Zo kan de stekelige / nonspiking Mesc-afgeleide OPC's en differentiatie protocol hier beschreven te vergemakkelijken (1) studie van de functionele verschillen tussen de pieken en nonspiking OPCs, (2) toetsing van nieuwe factoren die de natriumkanalen uitdrukking zou kunnen bevorderen in de Mesc afgeleide OPCs, ( 3) het ontwikkelen en optimaliseren van de differentiatie protocol van de OPC's van menselijke ESC of geïnduceerde pluripotente stamcellen (iPSCs).
Disclosures
Geen belangenconflicten verklaard.
Acknowledgments
Dit werk werd deels gesteund door subsidies aan WD van National Institutes of Health (RO1 NS059043 en RO1 ES015988), National Multiple Sclerosis Society, Roche Stichting voor Anemie Research, Feldstein Medical Foundation, en de Shriners Hospitals for Children.

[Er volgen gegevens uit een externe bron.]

# kasvii/GATOR

Measured on AMD Instinct MI355X. Metric: meshes/sec (B=256, J=17) GATOR forward, higher is better.
Workload: dtype f32; 1 GPU; B=256 synthetic Human3.6M 17-joint poses per GPU, GAT+MDR forward fp32; batch_per_gpu=256, global_batch=256, num_joint=17, impl=fused, parallelism=dp1, mode=gather

## Files before the change

### gator_amd/csrc/gat8_forms.h

```cpp
#pragma once
#include "fused_common.h"
#include "fused_state.h"
#include "x3_common.h"
#include "gat8_rows.h"

namespace gator {
namespace {

constexpr int kNT = 5;
enum Gat8UnitId { U_Q, U_K, U_V, U_H0, U_H1, U_PROJ, U_LIN0, U_LIN1, U_BACK, U_FC1, U_FC2, U_COUNT };
struct Gat8Unit { const float* GatBlockPk::*grid; int tiles; };
constexpr Gat8Unit kGat8Units[U_COUNT] = {
    {&GatBlockPk::qkv, 4}, {&GatBlockPk::qkv, 4}, {&GatBlockPk::qkv, 4}, {&GatBlockPk::w0, 4}, {&GatBlockPk::w1, 4}, {&GatBlockPk::proj, 4},
    {&GatBlockPk::lin0, 4}, {&GatBlockPk::lin1, 1}, {&GatBlockPk::back, 4}, {&GatBlockPk::fc1, 16}, {&GatBlockPk::fc2, 16}};
constexpr int gat8_off(int u) {
    int o = 0;
    for (int i = 0; i < u; ++i) o += kGat8Units[i].tiles;
    return o;
}
constexpr int gat8_unit_tile(int u, int w, int i) {
    return u == U_K ? (4 + w) * 4 + i
         : u == U_V ? (8 + w) * 4 + i
         : u == U_LIN1 ? w
         : u == U_BACK ? w * 5 + i
         : u == U_FC1 ? w * 16 + i
         : u == U_FC2 ? w * 16 + 4 * (i & 3) + (i >> 2)
         : w * 4 + i;
}
constexpr int kUseTiles = gat8_off(U_COUNT);
constexpr int kPadTiles = (kNT - kUseTiles % kNT) % kNT;
constexpr int kBlkTiles = kUseTiles + kPadTiles;
constexpr int kWaveTiles = kBlkTiles * kDepth;
constexpr int kStreamTiles = 4 * kWaveTiles + kNT;
constexpr int gat8_slot(int u, int i = 0) { return (gat8_off(u) + i) % kNT; }

template <bool H4, bool H2, bool LB> struct Gat8Stream;

template <> struct Gat8Stream<false, false, false> {
    typedef X3 W;
    typedef X3 O;
    static constexpr int kTileFloats = kTileX3;
    static constexpr bool kByteLo = false, kFoldSmall = false;
    static __device__ __forceinline__ W load(const float* p, int lane) { return x3_load(p, lane); }
    template <bool SWZ = false> static __device__ __forceinline__ O load_opnd(const float* p, int lane) { return x3_load(p, lane); }
    template <bool CL>
    static __device__ __forceinline__ void mma_refill(W& w, const O& b, f32x16& acc, f32x16&, const float* __restrict__ wp, int lane) {
        const bf16x8* q = reinterpret_cast<const bf16x8*>(wp) + lane;
#define GAT8_MM(wpl, bpl, s) acc = CL ? GATOR_MFMA_BF16(b.p[bpl][s], w.p[wpl][s], acc) : GATOR_MFMA_BF16(w.p[wpl][s], b.p[bpl][s], acc)
#pragma unroll
        for (int s = 0; s < 2; ++s) {
            GAT8_MM(2, 0, s);
            __builtin_amdgcn_sched_barrier(0);
            w.p[2][s] = q[(2 * 2 + s) * 64];
            __builtin_amdgcn_sched_barrier(0);
            GAT8_MM(0, 2, s);
            GAT8_MM(1, 1, s);
            GAT8_MM(1, 0, s);
            __builtin_amdgcn_sched_barrier(0);
            w.p[1][s] = q[(1 * 2 + s) * 64];
            __builtin_amdgcn_sched_barrier(0);
            GAT8_MM(0, 1, s);
            GAT8_MM(0, 0, s);
            __builtin_amdgcn_sched_barrier(0);
            w.p[0][s] = q[(0 * 2 + s) * 64];
            __builtin_amdgcn_sched_barrier(0);
        }
#undef GAT8_MM
    }
};

struct Gat8StreamF16 {
    typedef X2 O;
    static constexpr bool kFoldSmall = true;
    template <bool SWZ = false> static __device__ __forceinline__ O load_opnd(const float* p, int lane) { return SWZ ? x2_load_swz(p, lane) : x2_load(p, lane); }
};

template <> struct Gat8Stream<true, false, false> : Gat8StreamF16 {
    typedef H3 W;
    static constexpr int kTileFloats = kTileX3;
    static constexpr bool kByteLo = false;
    static __device__ __forceinline__ W load(const float* p, int lane) { return h3_load(p, lane); }
    template <bool CL>
    static __device__ __forceinline__ void mma_refill(W& w, const O& b, f32x16& acc, f32x16& acs, const float* __restrict__ wp, int lane) {
        const f16x8* q = reinterpret_cast<const f16x8*>(wp) + lane;
#define GAT8_MM(wpl, bpl, s, AC) AC = CL ? GATOR_MFMA_F16(b.p[bpl][s], w.p[wpl][s], AC) : GATOR_MFMA_F16(w.p[wpl][s], b.p[bpl][s], AC)
#pragma unroll
        for (int s = 0; s < 2; ++s) {
            GAT8_MM(0, 1, s, acs);
            GAT8_MM(2, 0, s, acs);
            __builtin_amdgcn_sched_barrier(0);
            w.p[2][s] = q[(2 * 2 + s) * 64];
            __builtin_amdgcn_sched_barrier(0);
            GAT8_MM(1, 0, s, acs);
            __builtin_amdgcn_sched_barrier(0);
            w.p[1][s] = q[(1 * 2 + s) * 64];
            __builtin_amdgcn_sched_barrier(0);
            GAT8_MM(0, 0, s, acc);
            __builtin_amdgcn_sched_barrier(0);
            w.p[0][s] = q[(0 * 2 + s) * 64];
            __builtin_amdgcn_sched_barrier(0);
        }
#undef GAT8_MM
    }
};

template <> struct Gat8Stream<true, true, false> : Gat8StreamF16 {
    typedef G2 W;
    static constexpr int kTileFloats = kTileX3;
    static constexpr bool kByteLo = false;
    static __device__ __forceinline__ W load(const float* p, int lane) {
        const f16x8* q = reinterpret_cast<const f16x8*>(p) + lane;
        W o;
#pragma unroll
        for (int s = 0; s < 2; ++s) o.hi[s] = q[s * 64];
#pragma unroll
        for (int s = 0; s < 2; ++s) o.mid[s] = q[(2 + s) * 64];
        return o;
    }
    template <bool CL>
    static __device__ __forceinline__ void mma_refill(W& w, const O& b, f32x16& acc, f32x16& acs, const float* __restrict__ wp, int lane) {
        const f16x8* q = reinterpret_cast<const f16x8*>(wp) + lane;
#define GAT8_MM(wv, s, AC) AC = CL ? GATOR_MFMA_F16(b.p[0][s], (wv), AC) : GATOR_MFMA_F16((wv), b.p[0][s], AC)
#pragma unroll
        for (int s = 0; s < 2; ++s) {
            GAT8_MM(w.mid[s], s, acs);
            __builtin_amdgcn_sched_barrier(0);
            w.mid[s] = q[(1 * 2 + s) * 64];
            __builtin_amdgcn_sched_barrier(0);
            GAT8_MM(w.hi[s], s, acc);
            __builtin_amdgcn_sched_barrier(0);
            w.hi[s] = q[(0 * 2 + s) * 64];
            __builtin_amdgcn_sched_barrier(0);
        }
#undef GAT8_MM
    }
};
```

We willen graag Dr David Pleasure en Jennifer Plane bedanken voor suggesties. Wij verklaren geen concurrerende belangen met betrekking tot dit artikel.
Materials
| Name | Company | Catalog Number | Comments |
| MEFs | GlobalStem | GSC-6001G | |
| TrypLE Express | Invitrogen | 12604 | |
| Retinoic acid | Sigma-Aldrich | R-2625 | |
| Purmorphamine | Cayman Chemical | 10009634 | |
| FGF-2 | EMD Millipore | GF003 | |
| BacMam NaV 1.2 | Invitrogen | B10341 |
References
- Xian, H., Gottlieb, D. I. Dividing Olig2-expressing progenitor cells derived from ES cells. Glia. 47 (1), 88-101 (2004).

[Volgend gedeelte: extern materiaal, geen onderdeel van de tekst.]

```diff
@@ -1237,9 +1242,10 @@
 
 typedef _Float16 sc_f16x8 __attribute__((ext_vector_type(8)));
 typedef __fp16 sc_fp16x2 __attribute__((ext_vector_type(2)));
-__global__ void __launch_bounds__(ACCP_WAVES * 64) scatter_accum16h_kernel(const float* __restrict__ df, int64_t S, const int* __restrict__ offsets,
-                                                                            const float4* __restrict__ recs, float* __restrict__ d_planes, int Hp, int Wp,
-                                                                            int ldp, int ntx, int nty, const float* __restrict__ df_amax) {
+__global__ void __launch_bounds__(ACCP_WAVES * 64) scatter_accum16h_kernel(const float* __restrict__ df, const float4* __restrict__ pos, int64_t S, float cs,
+                                                                            const int* __restrict__ offsets, const int* __restrict__ recs,
+                                                                            float* __restrict__ d_planes, int Hp, int Wp, int ldp, int ntx, int nty,
+                                                                            const float* __restrict__ df_amax) {
     __shared__ __attribute__((aligned(16))) _Float16 aimg[ACCP_WAVES * 3 * 512];
     __shared__ __attribute__((aligned(16))) float4 recm[ACCP_WAVES * 128];
     __shared__ __attribute__((aligned(16))) int keym[ACCP_WAVES * 128];
@@ -1253,7 +1259,7 @@
     const int pj = lane >> 2, half = (lane >> 1) & 1, dx = lane & 1;
     const int a_slot = half * 16 * 16 + pj;
     const __amdgpu_buffer_rsrc_t drs = __builtin_amdgcn_make_buffer_rsrc(const_cast<float*>(df), 0, (int)(S * FC * 4), 0x00020000);
-    const float4 zero4 = make_float4(0.f, 0.f, 0.f, 0.f);
+    const __amdgpu_buffer_rsrc_t prs = __builtin_amdgcn_make_buffer_rsrc(const_cast<float4*>(pos), 0, (int)(S * 16), 0x00020000);
     float sc = 1.f;
     {
         const float am = *df_amax;
@@ -1271,7 +1277,18 @@
         acc16_t acc;
 #pragma unroll
         for (int i = 0; i < 16; ++i) acc[i] = 0.f;
-        auto load_recs = [&](int p0) { return p0 + lane < end ? recs[p0 + lane] : zero4; };
+        const int lrow = li % TROWS, t = (li / TROWS) % ntile, pl = li / (TROWS * ntile);
+        const int yy0 = (t / ntx) * TS + lrow - 1, tx0 = (t % ntx) * TS;
+        const float fy0 = (float)yy0;
+        auto load_keys = [&](int p0) { return p0 + lane < end ? recs[p0 + lane] : 0; };
+        auto load_pos = [&](int key) { return __builtin_amdgcn_raw_buffer_load_b128(prs, (key & 0x7ffffff) * 16, 0, 0); };
+        auto make_rec = [&](int key, const sc_u32x4& P, int p0) {
+            float ix, iy;
+            plane_ixy(make_float4(__uint_as_float(P.x), __uint_as_float(P.y), __uint_as_float(P.z), __uint_as_float(P.w)), pl, cs, Hp, Wp, ix, iy);
+            const bool valid = p0 + lane < end;
+            const float fx0 = (float)(tx0 + (int)((unsigned)key >> 27) - 1);
+            return make_float4(__int_as_float(key), valid ? ix - fx0 : 0.f, valid ? iy - fy0 : 0.f, 0.f);
+        };
         auto stash = [&](const float4& R, int par) { recl[par * 64 + lane] = R; keyl[par * 64 + lane] = __float_as_int(R.x); };
         auto issue_rows = [&](unsigned (&gr)[32], int gq, int par) {
             const int* kp = keyl + par * 64 + gq * 16 + kk * 8;
@@ -1282,14 +1299,17 @@
         };
         unsigned g[32];
         {
-            const float4 R0 = load_recs(beg), R1 = load_recs(beg + 64);
-            stash(R0, 0); stash(R1, 1);
+            const int K0 = load_keys(beg), K1 = load_keys(beg + 64);
+            const sc_u32x4 P0 = load_pos(K0), P1 = load_pos(K1);
+            stash(make_rec(K0, P0, beg), 0); stash(make_rec(K1, P1, beg + 64), 1);
         }
 #pragma unroll
         for (int gq = 0; gq < 4; ++gq) issue_rows(g, gq, 0);
+        int Kn = load_keys(beg + 128);
         int par = 0;
         for (int p0 = beg; p0 < end; p0 += 64, par ^= 1) {
-            const float4 Rnn = load_recs(p0 + 128);
+            const sc_u32x4 Pnn = load_pos(Kn);
+            const int Knn = load_keys(p0 + 192);
             const int npair = min(64, end - p0);
             const bool more = p0 + 64 < end;
 #pragma unroll
@@ -1318,10 +1338,9 @@
                 acc = __builtin_amdgcn_mfma_f32_32x32x16_f16(ah, bh, acc, 0, 0, 0);
                 if (col >= 0) { ai[a_slot + col * 16] = (_Float16)0.f; ai[512 + a_slot + col * 16] = (_Float16)0.f; ai[1024 + a_slot + col * 16] = (_Float16)0.f; }
             }
-            stash(Rnn, par);
-        }
-        const int lrow = li % TROWS, t = (li / TROWS) % ntile, pl = li / (TROWS * ntile);
-        const int yy0 = (t / ntx) * TS + lrow - 1, tx0 = (t % ntx) * TS;
+            stash(make_rec(Kn, Pnn, p0 + 128), par);
+            Kn = Knn;
+        }
         float* base = d_planes + pl * FC + c;
 #pragma unroll
         for (int r = 0; r < 16; ++r) {
@@ -1568,9 +1587,8 @@
         int* counts16 = workspace;
         int* fill16 = counts16 + nb16_img;
         int* offsets16 = fill16 + nb16_img;
-        int* recs_i = offsets16 + nb16_img + 1;
-        recs_i += (4 - ((recs_i - workspace) & 3)) & 3;
-        float4* recs = reinterpret_cast<float4*>(recs_i);
+        int* recs = offsets16 + nb16_img + 1;
+        recs += (4 - ((recs - workspace) & 3)) & 3;
         const int64_t Si = rows_per_image;
         int SL = 0;
         if (ray_w > 0 && rows_per_ray > 0 && ray_w % 16 == 0 && Si % ((int64_t)rows_per_ray * ray_w) == 0 && (Si / ((int64_t)rows_per_ray * ray_w)) % 16 == 0)
@@ -1595,12 +1613,12 @@
             constexpr int split = 1;
             const int accb = (nb16_img + ACCP_WAVES - 1) / ACCP_WAVES;
             if (df_amax != nullptr) {
-                hipLaunchKernelGGL(scatter_accum16h_kernel, dim3(accb), dim3(ACCP_WAVES * 64), 0, st, df_rows + (int64_t)n * Si * FC, Si, offsets16, recs,
-                                   d_planes + (int64_t)n * Hp * Wp * ldp, Hp, Wp, ldp, ntx, nty, df_amax);
+                hipLaunchKernelGGL(scatter_accum16h_kernel, dim3(accb), dim3(ACCP_WAVES * 64), 0, st, df_rows + (int64_t)n * Si * FC, pos_n, Si, cs, offsets16,
+                                   recs, d_planes + (int64_t)n * Hp * Wp * ldp, Hp, Wp, ldp, ntx, nty, df_amax);
                 continue;
             }
-            hipLaunchKernelGGL(scatter_accum16p_kernel, dim3(accb), dim3(ACCP_WAVES * 64), 0, st, df_rows + (int64_t)n * Si * FC, Si, offsets16, recs,
-                               d_planes + (int64_t)n * Hp * Wp * ldp, Hp, Wp, ldp, ntx, nty, split);
+            hipLaunchKernelGGL(scatter_accum16p_kernel, dim3(accb), dim3(ACCP_WAVES * 64), 0, st, df_rows + (int64_t)n * Si * FC, pos_n, Si, cs, offsets16,
+                               recs, d_planes + (int64_t)n * Hp * Wp * ldp, Hp, Wp, ldp, ntx, nty, split);
         }
         EG3D_DET_END(det);
         EG3D_LAUNCH_CHECK();
```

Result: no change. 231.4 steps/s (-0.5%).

- Clair, A., Gottlieb, D. I. A subset of ES-cell-derived neural cells marked by gene targeting. Stem Cells. 21 (1), 41-49 (2003).

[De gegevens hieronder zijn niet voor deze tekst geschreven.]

struct PlanKnobs {
	int      two_step = -1;
	bool     launch_tail = true;
	bool     strip_reduce_always = false;
	bool     pair_bdy = true;
	bool     pair_strict = true;
	int      pair_exact = -1;
	bool     pair_skip = true;
	bool     fill_after_pairs = true;
	bool     strict_speculate = false;
	bool     pair_tune = true;
	int      sweep_alternate = -1;
	unsigned tail_max_blocks = TAIL_MAX_BLOCKS;
	unsigned tail_max_blocks_k2k6 = TAIL_MAX_BLOCKS;
	bool     march2_rseg_forced = false;
	bool     fuse_bdy = true;
};

struct PlanDomain {
	int      scheme = HP_SCHEME_GODUNOV, kernel = HP_KERNEL_AUTO, math_mode = HP_MATH_FAST, precision = 8, dynamic_dt = 1;
	unsigned quirks = HP_QUIRKS_REFERENCE;
	long     rows = 0, cols = 0;
	size_t   cells = 0;
	long     row_offset = 0, global_rows = 0, ghost_rows = 1;
	bool     has_bdy = false;
	bool     fusable = false, bdy_on_ring = false;
	bool     bdy_removes_water = false;
	bool     has_comm = false;
	int      comm_world = 1;
	bool     peer_direct = false, peer_mine = false;
	bool     has_tail_words = true, tail_allowed = false, halo_overlap = false, split_now = true;
// ... 42 lines not shown
}
inline bool pair_eligible(const PlanDomain& d, const BufferFacts& facts, const PlanKnobs& k)
{
	return pairs_possible(d, k) && facts.pair_ready(d.dynamic_dt != 0);
}
inline bool strip_pairs_possible_here(const PlanDomain& d, const BufferFacts& facts, const PlanKnobs& k)
{
	return pairs_possible_common(d, k) && d.has_comm && d.comm_world > 1 && d.peer_direct && d.ghost_rows == 2 && !facts->rings_differ;
}
inline bool pair_exact(const PlanDomain& d, const PlanKnobs& k)
{
	if (d.math_mode == HP_MATH_STRICT) return true;
	if (k.pair_exact >= 0) return k.pair_exact != 0;
	return d.bdy_removes_water;
}
inline int pair_tile_rows(const PlanDomain& d, const PlanKnobs& k, const int march2_rseg)
{
	return (d.math_mode == HP_MATH_STRICT && !k.march2_rseg_forced) ? std::min(march2_rseg, 12) : march2_rseg;
}
inline bool pair_records(const PlanDomain& d, const PlanKnobs& k, const bool strip, const bool exact, const int tile_rows)
{
	return d.precision == 8 && k.pair_skip && !strip && !d.has_bdy && !exact && d.math_mode != HP_MATH_STRICT && tile_rows <= 32;
}

inline bool fill_wanted(const PlanDomain& d, const BufferFacts& facts, const PlanKnobs& k)
{
	return k.fill_after_pairs && facts->other_stale && d.scheme == HP_SCHEME_GODUNOV && d.kernel != HP_KERNEL_BASIC && !(pair_exact(d, k) && d.has_stamps);
}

- Evans, M. J., Kaufman, M. H. Establishment in culture of pluripotential cells from mouse embryos. Nature. 292, 154-156 (1981).
- Thomson, J. A. Embryonic stem cell lines derived from human blastocysts. Science. 282, 1145-1147 (1998).
- Shin, S., Xue, H., Mattson, M. P., Rao, M. S. Stage-dependent Olig2 expression in motor neurons and oligodendrocytes differentiated from embryonic stem cells. Stem Cells Dev. 16, 131-141 (2007).
- Billon, N., Jolicoeur, C., Ying, Q. L., Smith, A., Raff, M. Normal timing of oligodendrocyte development from genetically engineered, lineage-selectable mouse ES cells. J Cell Sci. 115, 3657-3665 (2002).
- Nishiyama, A., Lin, X. H., Giese, N., Heldin, C. H., Stallcup, W. B. Co-localization of NG2 proteoglycan and PDGF alpha-receptor on O2A progenitor cells in the developing rat brain. J Neurosci Res. 43, 299-314 (1996).
- Ligon, K. L. Development of NG2 neural progenitor cells requires Olig gene function. Proc Natl Acad Sci U S A. 103, 7853-7858 (2006).
- Dawson, M. R., Polito, A., Levine, J. M., Reynolds, R. NG2-expressing glial progenitor cells: an abundant and widespread population of cycling cells in the adult rat CNS. Mol Cell Neurosci. 24, 476-488 (2003).
- Chittajallu, R., Aguirre, A., Gallo, V. NG2-positive cells in the mouse white and grey matter display distinct physiological properties. J Physiol. 561, 109-122 (2004).
- Karadottir, R., Hamilton, N. B., Bakiri, Y., Attwell, D. Spiking and nonspiking classes of oligodendrocyte precursor glia in CNS white matter. Nat Neurosci. 11, 450-456 (2008).